(Exercise data begins)

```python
class MultiStateAligner11ts:

    def __init__(self, maxRows=601, maxColumns=3000, bandwidth=0, bandwidthRatio=0.0, device=0, **kw):
        self.ctx = MSAContext(maxRows, maxColumns, bandwidth, bandwidthRatio, device, **kw)
        self.maxRows, self.maxColumns = maxRows, maxColumns
        self.iterationsLimited = 0
        self.iterationsUnlimited = 0

    def _run(self, problems, flags, want_match=False):
        problems = list(problems)
        jobs, reads, refs = pack_problems(problems, flags)
        stride = 0
        if want_match and problems:
            stride = max(len(p[0]) + (p[3] - p[2] + 1) + 8 +
                         127 * bytes(p[1][max(0, p[2]):max(0, p[3] + 1)]).count(b"-") for p in problems)
            stride = (stride + 15) & ~15
        res, match = self.ctx.align_batch(jobs, reads, refs, stride)
        for r in res:
# ... 57 lines not shown
```

### include/bbmap_amd.h

```cpp
#ifndef BBMAP_AMD_H
#define BBMAP_AMD_H

#include <stdint.h>

#ifdef __cplusplus
extern "C" {
#endif

#define BBMAP_AMD_ABI_VERSION 6

enum {
    BBMAP_OK = 0,
    BBMAP_E_NODEVICE = -1,
    BBMAP_E_ARG = -2,
    BBMAP_E_NOMEM = -3,
    BBMAP_E_HIP = -4,
    BBMAP_E_SHAPE = -5
};

const char *bbmap_last_error(void);
int bbmap_abi_version(void);


enum {
// ... 48 lines not shown
    float   bandwidthRatio;
    int32_t reserved[3];
} bbmsa_config;

#define BBMSA_SCHEME_11TS 0
#define BBMSA_SCHEME_9PACBIO 1
#define BBMSA_LEGACY_ONLY 0x100

int bbmsa_create(const bbmsa_config *cfg, bbmsa_ctx **out);
void bbmsa_destroy(bbmsa_ctx *ctx);

int bbmsa_align_batch_device(bbmsa_ctx *ctx, void *stream, int64_t n_jobs,
                             const bbmsa_job *jobs, const uint8_t *reads, const uint8_t *refs,
                             bbmsa_result *results, uint8_t *match, int32_t match_stride);

int bbmsa_align_batch_device_indirect(bbmsa_ctx *ctx, void *stream, const uint32_t *n_jobs_dev, int64_t max_jobs,
                                      const bbmsa_job *jobs, const uint8_t *reads, const uint8_t *refs,
                                      bbmsa_result *results, uint8_t *match, int32_t match_stride);

int bbmsa_align_batch(bbmsa_ctx *ctx, int64_t n_jobs, const bbmsa_job *jobs,
                      const uint8_t *reads, int64_t reads_bytes,
                      const uint8_t *refs, int64_t refs_bytes,
                      bbmsa_result *results, uint8_t *match, int32_t match_stride);

typedef struct bbmsa_ticket {
    int32_t batch, slot;
    int64_t gen;
    int32_t rows, columns;
} bbmsa_ticket;
int bbmsa_fill_submit(bbmsa_ctx *ctx, const uint8_t *read, int32_t read_len, const uint8_t *ref, int32_t ref_len,
                      int32_t refStartLoc, int32_t refEndLoc, int32_t minScore, int32_t mode,
                      int32_t *result5, int64_t *iterations, bbmsa_ticket *ticket);
int bbmsa_fill_collect(bbmsa_ctx *ctx, bbmsa_ticket *ticket, int32_t *packed, int32_t *vertLimit, int32_t *horizLimit);
int bbmsa_fill_packed(bbmsa_ctx *ctx, const uint8_t *read, int32_t read_len, const uint8_t *ref, int32_t ref_len,
                      int32_t refStartLoc, int32_t refEndLoc, int32_t minScore, int32_t mode,
                      int32_t *result5, int64_t *iterations, int32_t *packed);
int bbmsa_legacy_stats(bbmsa_ctx *ctx, int64_t *stats6);

#define BBMSA_MAX_GAPS 16
typedef struct bbmsa_gaps { int32_t ngaps; int32_t gaps[BBMSA_MAX_GAPS]; } bbmsa_gaps;
int bbmsa_align_gapped_batch_device(bbmsa_ctx *ctx, void *stream, int64_t n_jobs, const bbmsa_job *jobs,
                                    const bbmsa_gaps *gaps, const uint8_t *reads, const uint8_t *refs,
                                    bbmsa_result *results, uint8_t *match, int32_t match_stride);
int bbmsa_align_gapped_batch_device_indirect(bbmsa_ctx *ctx, void *stream, const uint32_t *n_jobs_dev, int64_t max_jobs,
                                             const bbmsa_job *jobs, const bbmsa_gaps *gaps, const uint8_t *reads,
                                             const uint8_t *refs, bbmsa_result *results, uint8_t *match, int32_t match_stride);
int bbmsa_align_gapped_batch(bbmsa_ctx *ctx, int64_t n_jobs, const bbmsa_job *jobs, const bbmsa_gaps *gaps,
                             const uint8_t *reads, int64_t reads_bytes, const uint8_t *refs, int64_t refs_bytes,
                             bbmsa_result *results, uint8_t *match, int32_t match_stride);

int bbmsa_last_kernel_ms(bbmsa_ctx *ctx, float *ms_fast, float *ms_slow);
int bbmsa_last_kernel_ms3(bbmsa_ctx *ctx, float *ms3);
int bbmsa_last_counts(bbmsa_ctx *ctx, int64_t *counts4);
int bbmsa_debug_sorted_lists(bbmsa_ctx *ctx, int64_t n_jobs, int32_t *lists3, int64_t *lens3);
int bbmsa_last_route(bbmsa_ctx *ctx, int64_t *route8);
int bbmsa_last_unlimited(bbmsa_ctx *ctx, int64_t *counts4);
int bbmsa_geometry(bbmsa_ctx *ctx, int32_t *geo4);

enum {
    BBBAND_FORWARD = 0, BBBAND_FORWARD_RC = 1, BBBAND_REVERSE = 2, BBBAND_REVERSE_RC = 3,
    BBBAND_DIR_MASK = 3,
    BBBAND_EXACT = 1 << 2
};
enum {
    BBBAND_SEMANTICS_JNI_C = 0,
    BBBAND_SEMANTICS_JAVA = 1
};

typedef struct bbband_job {
    int64_t query_off;
    int64_t ref_off;
    int32_t query_len;
    int32_t ref_len;
    int32_t qstart;
    int32_t rstart;
    int32_t maxEdits;
    int32_t flags;
} bbband_job;

typedef struct bbband_result {
    int32_t edits;
    int32_t lastQueryLoc;
    int32_t lastRefLoc;
    int32_t lastRow;
    int32_t lastEdits;
    int32_t lastOffset;
    int32_t status;
    int32_t reserved;
} bbband_result;

typedef struct bbband_ctx bbband_ctx;
typedef struct bbband_config {
    int32_t device;
    int32_t width;
    int32_t semantics;
    int32_t reserved;
} bbband_config;

int bbband_create(const bbband_config *cfg, bbband_ctx **out);
void bbband_destroy(bbband_ctx *ctx);
int bbband_align_batch_device(bbband_ctx *ctx, void *stream, int64_t n_jobs, const bbband_job *jobs,
                              const uint8_t *seqs, bbband_result *results);
int bbband_align_batch(bbband_ctx *ctx, int64_t n_jobs, const bbband_job *jobs,
                       const uint8_t *seqs, int64_t seq_bytes, bbband_result *results);

typedef struct bbband_pair { int64_t query_off, ref_off; int32_t query_len, ref_len; } bbband_pair;
// ... 245 lines not shown
    int32_t trimList;
    int32_t doRescue;
    int32_t alignColumns;
    int32_t clearzone3;
    int32_t msaMaxColumns;
    int32_t fastCols;
    int32_t jobsPerRead;
    int32_t finalStage;
    int32_t reserved[4];
} bbmap_config;

typedef struct bbmap_final {
    int32_t mapped;
    int32_t chrom, strand, start, stop;
    int32_t mapScore;
    int32_t paired, ambiguous, perfect, rescued;
    int32_t match_len;
    int32_t nsites;
    int64_t match_off;
    int32_t reserved[2];
} bbmap_final;

typedef struct bbmap_output {
    const bbmap_msite *sites;
    const int32_t *nsites;
    int32_t cap;
    int32_t match_stride, gmatch_stride;
    int32_t reserved;
    int64_t n_jobs, n_gapped_jobs;
    const bbmsa_job *jobs;   const bbmsa_result *results;  const bbmap_jobinfo *jobinfo;  const uint8_t *match;
    const bbmsa_job *gjobs;  const bbmsa_result *gresults; const bbmap_jobinfo *gjobinfo; const uint8_t *gmatch;
    const bbmsa_gaps *ggaps;
    const bbmap_final *final;
    const uint8_t *final_match;
    int64_t final_match_bytes;
    int64_t n_final_fills;
} bbmap_output;

typedef struct bbmap_stats {
    int64_t reads, reads_overflowed, reads_without_site, fills, gapped_fills, refills, rescue_scans, rescue_fills, rounds;
    int64_t fills_dropped;
    float ms_probe, ms_begin, ms_score, ms_slow, ms_finish, ms_rescue, ms_total;
    float ms_dp_narrow, ms_dp_wave, ms_dp_generic, ms_dp_gapped, ms_quick_rescue;
    int64_t probe_stats[5];
    int64_t reads_reprobed;
    float ms_overflow;
    float log_growths;
    float ms_dp_wave_max;
    float ms_final;
    int64_t final_fills, final_rounds, final_local;
    int64_t dp_narrow_launches;
    int64_t dp_sorted_launches;
    int64_t sites_cross_scaffold;
} bbmap_stats;

typedef struct bbmap_ctx bbmap_ctx;
int bbmap_default_config(bbmap_config *cfg);
int bbmap_default_config_profile(int32_t profile, bbmap_config *cfg);
int bbmap_create(bbidx_ctx *index, const bbmap_config *cfg, bbmap_ctx **out);
void bbmap_destroy(bbmap_ctx *ctx);
int bbmap_set_average_pair_dist(bbmap_ctx *ctx, int32_t average_pair_dist);
int bbmap_map_batch_device(bbmap_ctx *ctx, void *stream, int64_t n_reads, const bbidx_read *reads, uint8_t *bases,
                           int64_t minus_delta, const int8_t *baseScores, const int32_t *keyinfo);
int bbmap_get_output(bbmap_ctx *ctx, bbmap_output *out);
int bbmap_final_batch_device(bbmap_ctx *ctx, void *stream, int64_t n_reads, const bbidx_read *reads, uint8_t *bases, int64_t minus_delta,
                             const bbmap_msite *sites, const int32_t *nsites);
int bbmap_map_batch(bbmap_ctx *ctx, int64_t n_reads, const bbidx_read *reads, const uint8_t *bases, int64_t bases_bytes,
                    const int8_t *baseScores, const int32_t *keyinfo, int64_t keyinfo_ints, int32_t *nsites_out,
                    int64_t *offsets_out, bbmap_msite *sites_out, int64_t sites_cap, int64_t *total_out);
typedef struct bbmap_overflow_output {
    int64_t n_reads;
    const int32_t *read_ids;
    bbmap_output out;
} bbmap_overflow_output;
int bbmap_get_overflow_output(bbmap_ctx *ctx, bbmap_overflow_output *out);
int bbmap_get_final(bbmap_ctx *ctx, int64_t n_reads, bbmap_final *out, uint8_t *match_out, int64_t match_cap, int64_t *match_bytes);
int bbmap_untrim_batch_device(bbmap_ctx *ctx, void *stream, const bbidx_read *reads_untrimmed, const bbtrim_rec *trims);
enum { BBMAP_SCAF_MAPPED = 1,
       BBMAP_SCAF_PAIRED = 2,
       BBMAP_SCAF_INBOUNDS = 4,
       BBMAP_SCAF_SAME_SCAFFOLD = 8 };
typedef struct bbmap_scafrec {
    int32_t scaffold;
    int32_t start, stop;
    int32_t pos, end;
    int32_t scaflen;
    int32_t flags;
    int32_t reserved;
} bbmap_scafrec;
int bbmap_get_scaffold_records(bbmap_ctx *ctx, void *stream, const bbmap_scafrec **out);
enum { BBMAP_SAM_CIGAR13 = 1,
       BBMAP_SAM_MD = 2 };
enum { BBMAP_SAM_TAG_XT = 1 };
typedef struct bbmap_samrec {
    int32_t flag, mapq;
    int32_t rname;
    int32_t rnext;
    int32_t pos, pnext, tlen;
    int32_t nm;
    int32_t am;
    int32_t tags;
    int64_t cigar_off;
    int32_t cigar_len;
    int32_t md_len;
    int64_t md_off;
} bbmap_samrec;
// ... 319 lines not shown
```

Baseline: 10.44 million.

## Add wider banded fill stage for rescue and final alignment jobs

```diff
diff --git a/bbmap_amd/csrc/mapper_ctx.h b/bbmap_amd/csrc/mapper_ctx.h
--- a/bbmap_amd/csrc/mapper_ctx.h
+++ b/bbmap_amd/csrc/mapper_ctx.h
@@ -15,6 +15,9 @@
 
 enum { ACC_STATS, ACC_COV, ACC_HIST, ACC_SPLIT, ACC_COUNT };
 struct Accum { bool counted = false; hipStream_t stream = nullptr; };
+
+enum FillStage { FILLS_SLOW = 0, FILLS_RESCUE = 1, FILLS_FINAL = 2 };
+enum { WIDE_BAND_MAY = (1 << FILLS_RESCUE) | (1 << FILLS_FINAL), WIDE_BAND_DEFAULT = WIDE_BAND_MAY };
 
 struct bbmap_ctx {
     bbmap_config cfg;
@@ -48,6 +51,7 @@
     bool ownsMsa;
     long long narrowMinJobs;
     bool sortWide;
+    int wideBandStages;
     bool sortPlain;
     bool classSwap;
     bool classOrder;
diff --git a/bbmap_amd/csrc/mapper_host.hip b/bbmap_amd/csrc/mapper_host.hip
--- a/bbmap_amd/csrc/mapper_host.hip
+++ b/bbmap_amd/csrc/mapper_host.hip
@@ -138,6 +138,7 @@
     c->narrowMinJobs = getenv("BBMAP_NARROW_MIN_JOBS") ? atoll(getenv("BBMAP_NARROW_MIN_JOBS")) : 32768;
     c->sortWide = !(getenv("BBMAP_SORT_WIDE") && atoi(getenv("BBMAP_SORT_WIDE")) == 0);
     c->sortPlain = !(getenv("BBMAP_SORT_PLAIN") && atoi(getenv("BBMAP_SORT_PLAIN")) == 0);
+    c->wideBandStages = getenv("BBMAP_WIDE_BAND") ? (atoi(getenv("BBMAP_WIDE_BAND")) & WIDE_BAND_MAY) : WIDE_BAND_DEFAULT;
     c->classOrder = !(getenv("BBMAP_CLASS_ORDER") && atoi(getenv("BBMAP_CLASS_ORDER")) == 0);
     c->classSwap = getenv("BBMAP_CLASS_ORDER") && atoi(getenv("BBMAP_CLASS_ORDER")) == 2;
     c->kernargDev = !(getenv("BBMAP_KERNARG_DEV") && atoi(getenv("BBMAP_KERNARG_DEV")) == 0);
@@ -274,10 +275,11 @@
 }
 
 static int run_fills(bbmap_ctx *c, hipStream_t stream, const uint8_t *bases, long long jobBase, long long nNew, long long gBase, long long gNew,
-                     bool finalStage = false) {
+                     FillStage stage) {
     bbmsa_use_narrow(c->msa, nNew >= c->narrowMinJobs);
     bbmsa_sort_by_width(c->msa, c->sortPlain && nNew >= c->narrowMinJobs);
     bbmsa_sort_with_band(c->msa, c->sortPlain);
+    bbmsa_set_wide_band(c->msa, (c->wideBandStages >> stage) & 1);
     if (c->msaGapped != c->msa) { bbmsa_use_narrow(c->msaGapped, false); bbmsa_sort_by_width(c->msaGapped, c->sortWide); }
     hipStream_t gs = (c->dpStream && nNew > 0) ? c->dpStream : stream;
     if (gNew > 0) {
@@ -293,6 +295,7 @@
     const int r2 = gNew > 0 ? bbmsa_last_route_flags(c->msaGapped) : 0;
     c->stats.dp_narrow_launches += (r1 & 1) + (r2 & 1);
     c->stats.dp_sorted_launches += ((r1 >> 1) & 1) + ((r2 >> 1) & 1);
+    c->stats.dp_wide_band_launches += (r1 >> 3) & 1;
     if (gNew > 0 && gs != stream) BBHIP(hipStreamWaitEvent(stream, c->evJoin, 0));
     return BBMAP_OK;
 }
@@ -302,6 +305,10 @@
     if (plain && bbmsa_last_kernel_ms3(c->msa, k3) == BBMAP_OK) { c->stats.ms_dp_narrow += k3[0]; c->stats.ms_dp_wave += k3[1]; c->stats.ms_dp_generic += k3[2];
                                                                  if (k3[1] > c->stats.ms_dp_wave_max) c->stats.ms_dp_wave_max = k3[1]; }
     if (gapped && c->msaGapped != c->msa && bbmsa_last_kernel_ms3(c->msaGapped, k3) == BBMAP_OK) c->stats.ms_dp_gapped += k3[0] + k3[1] + k3[2];
+    int64_t w4[4];
+    if (plain && (bbmsa_last_route_flags(c->msa) & BBMSA_ROUTE_WIDE_BAND) && bbmsa_last_wide_band(c->msa, w4) == BBMAP_OK) {
+        c->stats.dp_wide_band_finished += w4[2]; c->stats.dp_wide_band_handed += w4[3];
+    }
     static const bool show = getenv("BBMAP_DP_COUNTS") != nullptr;
     if (show) {
         int64_t n4[4], u4[4];
@@ -339,7 +346,7 @@
     add_dp_ms(c, R.ranPlain, R.ranGapped);
     const long long asked = c->h_counters[CNT_FILLS], gasked = c->h_counters[CNT_GAPPED_FILLS];
     const long long total = asked < c->jobCap ? asked : c->jobCap, gtotal = gasked < c->gjobCap ? gasked : c->gjobCap;
-    BBTRY(run_fills(c, stream, bases, R.jobBase, total - R.jobBase, R.gBase, gtotal - R.gBase, R.finalStage));
+    BBTRY(run_fills(c, stream, bases, R.jobBase, total - R.jobBase, R.gBase, gtotal - R.gBase, R.finalStage ? FILLS_FINAL : FILLS_SLOW));
     R.ranPlain = total > R.jobBase; R.ranGapped = gtotal > R.gBase;
     R.jobBase = total; R.gBase = gtotal;
     if (asked > c->jobCap || gasked > c->gjobCap) BBTRY(grow_logs(c, stream, D, asked, gasked, total, gtotal));
@@ -497,7 +504,7 @@
             { float ms = 0; if (hipEventElapsedTime(&ms, q0, q1) == hipSuccess) c->stats.ms_quick_rescue += ms; }
             const long long total = c->h_counters[CNT_FILLS], gtotal = c->h_counters[CNT_GAPPED_FILLS];
             if (total > c->jobCap || gtotal > c->gjobCap) return bbfail(BBMAP_E_HIP, "bbmap_map_batch_device: rescue fills beyond the reserved log entries (internal error)");
-            BBTRY(run_fills(c, stream, bases, jobBase, total - jobBase, gBase, gtotal - gBase));
+            BBTRY(run_fills(c, stream, bases, jobBase, total - jobBase, gBase, gtotal - gBase, FILLS_RESCUE));
             const bool ranPlain = total > jobBase, ranGapped = gtotal > gBase;
             jobBase = total; gBase = gtotal;
             BBTRY(launch<128>(rescue_finish_kernel, pairs, stream, D));
@@ -560,6 +567,7 @@
     st.final_fills += ts.final_fills; st.final_local += ts.final_local;
     st.dp_narrow_launches += ts.dp_narrow_launches; st.dp_sorted_launches += ts.dp_sorted_launches;
     st.sites_cross_scaffold += ts.sites_cross_scaffold;
+    st.dp_wide_band_launches += ts.dp_wide_band_launches; st.dp_wide_band_finished += ts.dp_wide_band_finished; st.dp_wide_band_handed += ts.dp_wide_band_handed;
     if (getenv("BBMAP_TIER_DEBUG"))
         fprintf(stderr, "[bbmap tier] reads %lld: probe %.2f begin %.2f score %.2f slow %.2f (rounds %lld) finish %.2f rescue %.2f total %.2f\n",
                 tn, ts.ms_probe, ts.ms_begin, ts.ms_score, ts.ms_slow, (long long)ts.rounds, ts.ms_finish, ts.ms_rescue, ts.ms_total);
diff --git a/bbmap_amd/csrc/msa_common.h b/bbmap_amd/csrc/msa_common.h
--- a/bbmap_amd/csrc/msa_common.h
+++ b/bbmap_amd/csrc/msa_common.h
@@ -124,6 +124,18 @@
         tmin -= 120;
     }
     return (70 + 100 * (rows - 1)) - tmin <= maxSlack;
+}
+
+__host__ __device__ inline bool wide_band_is_candidate(int flags, int minScore, int rows, int columns, int maxRows, int maxColumns, int bandRows, int maxSlack, int wideSlack) {
+    const int mode = flags & BBMSA_MODE_MASK;
+    if (!(rows >= 16 && columns >= rows && rows <= maxRows && rows <= bandRows && columns <= maxColumns && mode != BBMSA_FILL_UNLIMITED_RAW)) return false;
+    int tmin = minScore;
+    if (mode == BBMSA_FILL_LIMITED) {
+        if (tmin < 1 || (columns + rows < 90) || (columns > rows + min(170, rows + 20))) return false;
+        tmin -= 120;
+    }
+    const long long slack = (long long)(70 + 100 * (rows - 1)) - tmin;
+    return slack > maxSlack && 100LL * ((columns - rows) / 2) + slack <= wideSlack;
 }
 
 __device__ inline long long job_count(long long njobs, const unsigned int *njobs_dev) {
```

(Exercise data ends)

Your assignment: Filter the entries above down to the lines that contain "ranGapped".

Response below:
     add_dp_ms(c, R.ranPlain, R.ranGapped);
     R.ranPlain = total > R.jobBase; R.ranGapped = gtotal > R.gBase;
             const bool ranPlain = total > jobBase, ranGapped = gtotal > gBase;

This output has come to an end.